Nope. After the post article was published, Travis posted a couple of blogs on Outkick to call the piece, “The usual far left wing smear job to try and make me — and Outkick — look awful.” Travis had spoken to the Post “for over an hour. The transcript of our conversation filled 28 single-spaced pages,” he wrote:

That’s tens of thousands of words. The Washington Post picked less than 100 of them and lifted those quotes out of context and placed them in a negative light in their story. Now there are many flaws and outright lies in the piece written about me yesterday that I could spend a ton of time on …

He went through each of the quotes and explained how they were twisted out of context. And you don’t have to take his word for it; smelling a rat when contacted for the Post piece Travis recorded the entire conversation, and has posted it online.

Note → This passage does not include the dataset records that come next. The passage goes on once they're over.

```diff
diff --git a/nerf-workspaces-explorer_amd/csrc/nwe_plan.cpp b/nerf-workspaces-explorer_amd/csrc/nwe_plan.cpp
--- a/nerf-workspaces-explorer_amd/csrc/nwe_plan.cpp
+++ b/nerf-workspaces-explorer_amd/csrc/nwe_plan.cpp
@@ -114,6 +114,11 @@
     p.may_queue = m.pass.queued();
     p.need_side = p.may_queue && c.backfill;
     p.blocks = c.packet_blocks && lean && plain_only && m.pass.ok && m.pass.variant == kVariantPlain && packet_blocks_fit(c.rows, c.width);
+    const unsigned packet_items = m.pass.plan == 1 ? 0 : m.pass.launch[0].items;
+    p.defer = c.colour_defer != 0 && c.colour_skip == 1 && lean && plain_only && c.n_importance > 0 && m.pass.ok &&
+              m.pass.variant == kVariantPlain && packet_items > 0 && c.built[1][kVariantDefer] && c.built[0][kVariantDefer] &&
+              defer_scratch_bytes(packet_items, c.net_width) <= kDeferScratchCap;
+    p.defer_bytes = p.defer ? defer_scratch_bytes(packet_items, c.net_width) : 0;
     return p;
 }
 
diff --git a/nerf-workspaces-explorer_amd/csrc/nwe_plan.h b/nerf-workspaces-explorer_amd/csrc/nwe_plan.h
--- a/nerf-workspaces-explorer_amd/csrc/nwe_plan.h
+++ b/nerf-workspaces-explorer_amd/csrc/nwe_plan.h
@@ -18,10 +18,18 @@
 
 constexpr int kShareOff = 0, kShareProducer = 1, kShareConsumer = 2;
 
-enum Variant { kVariantPlain, kVariantTerm, kVariantShare, kVariantOcc, kVariantTail, kVariants };
+enum Variant { kVariantPlain, kVariantTerm, kVariantShare, kVariantOcc, kVariantTail, kVariantDefer, kVariants };
 
 constexpr bool variant_built(int variant, int form) {
-    return variant == kVariantTerm || variant == kVariantShare || variant == kVariantOcc ? form != kFormReference : true;
+    return variant == kVariantDefer ? form == kFormFolded
+                                    : (variant == kVariantTerm || variant == kVariantShare || variant == kVariantOcc ? form != kFormReference : true);
+}
+
+constexpr int kDeferRingSlots = 64;
+constexpr int64_t kDeferScratchHead = 256;
+constexpr int64_t kDeferScratchCap = (int64_t)2 << 30;
+inline int64_t defer_scratch_bytes(unsigned items, int width) {
+    return kDeferScratchHead + (int64_t)items * kWaves * kDeferRingSlots * (4 * (int64_t)width);
 }
 
 inline unsigned queue_grid(unsigned n) { return (unsigned)(((uint64_t)n + (n + 3) / 4 + 7) / 8 * 8); }
@@ -89,6 +97,9 @@
     bool backfill = true, tail = true;
     int rows = 0, width = 0;
     bool packet_blocks = false;
+    int colour_skip = 1;
+    int colour_defer = 1;
+    int net_width = 0;
 };
 
 struct StagePlan {
@@ -112,6 +123,8 @@
     bool baked = false;
     int share_k = 1;
     bool blocks = false;
+    bool defer = false;
+    int64_t defer_bytes = 0;
     int64_t table_elems = 0;
     bool coarse_flags = false;
     int64_t evals_full = 0, evals_run = 0, share_rays = 0;
diff --git a/nerf-workspaces-explorer_amd/renderer.py b/nerf-workspaces-explorer_amd/renderer.py
--- a/nerf-workspaces-explorer_amd/renderer.py
+++ b/nerf-workspaces-explorer_amd/renderer.py
@@ -286,6 +286,24 @@
     def debug_get_colour_skip(self) -> int:
         return int(self._lib.nwe_debug_get_colour_skip(self._ctx))
 
+    def debug_set_colour_defer(self, mode: int) -> None:
+        self._check(self._lib.nwe_debug_set_colour_defer(self._ctx, int(mode)), "nwe_debug_set_colour_defer")
+
+    def debug_get_colour_defer(self) -> int:
+        return int(self._lib.nwe_debug_get_colour_defer(self._ctx))
+
+    def debug_last_defer(self) -> tuple:
+        out = (C.c_uint64 * 4)()
+        self._check(self._lib.nwe_debug_last_defer(self._ctx, out), "nwe_debug_last_defer")
+        return tuple(int(v) for v in out)
+
+    def debug_last_plan_defer(self) -> tuple:
+        n = C.c_int64(0)
+        return int(self._lib.nwe_debug_last_plan_defer(self._ctx, C.byref(n))), int(n.value)
+
+    def debug_defer_scratch_bytes(self) -> int:
+        return int(self._lib.nwe_debug_defer_scratch_bytes(self._ctx))
+
     def debug_set_packet_blocks(self, on: bool) -> None:
         self._check(self._lib.nwe_debug_set_packet_blocks(self._ctx, 1 if on else 0), "nwe_debug_set_packet_blocks")
 
```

When he’d posted the transcript of the call, the Post tucked a sorta-kinda correction at the end of the online piece:

This story has been updated to reflect that Travis, in an interview with the Washington Post, said he had a lot of “listeners” in the White House, not a lot of “fans.”

That was it. They didn't even contact Travis to let him know about the addendum. Hey, there are conservatives to smear and falsehoods to advance. Who has time for niceties.

Whitlock too gave an interview for the story. Strauss quoted one sentence of it. Whitlock has published a transcript of the call, along with his own takedown of Strauss, whom he calls a “bigot” with “virtually no interest in the thoughts and ideas of black men.”

Travis summed up the Post’s “journalism” thus:

Put simply, the paper, which allegedly prides itself on journalistic accuracy, mischaracterized and misconstrued everything I said to them and even though they only used 94 words from me, they couldn’t even correctly quote what I said and publish it in their article.


Maybe Strauss and the Post need a new slogan. How about, “Hacks Whacking Facts?”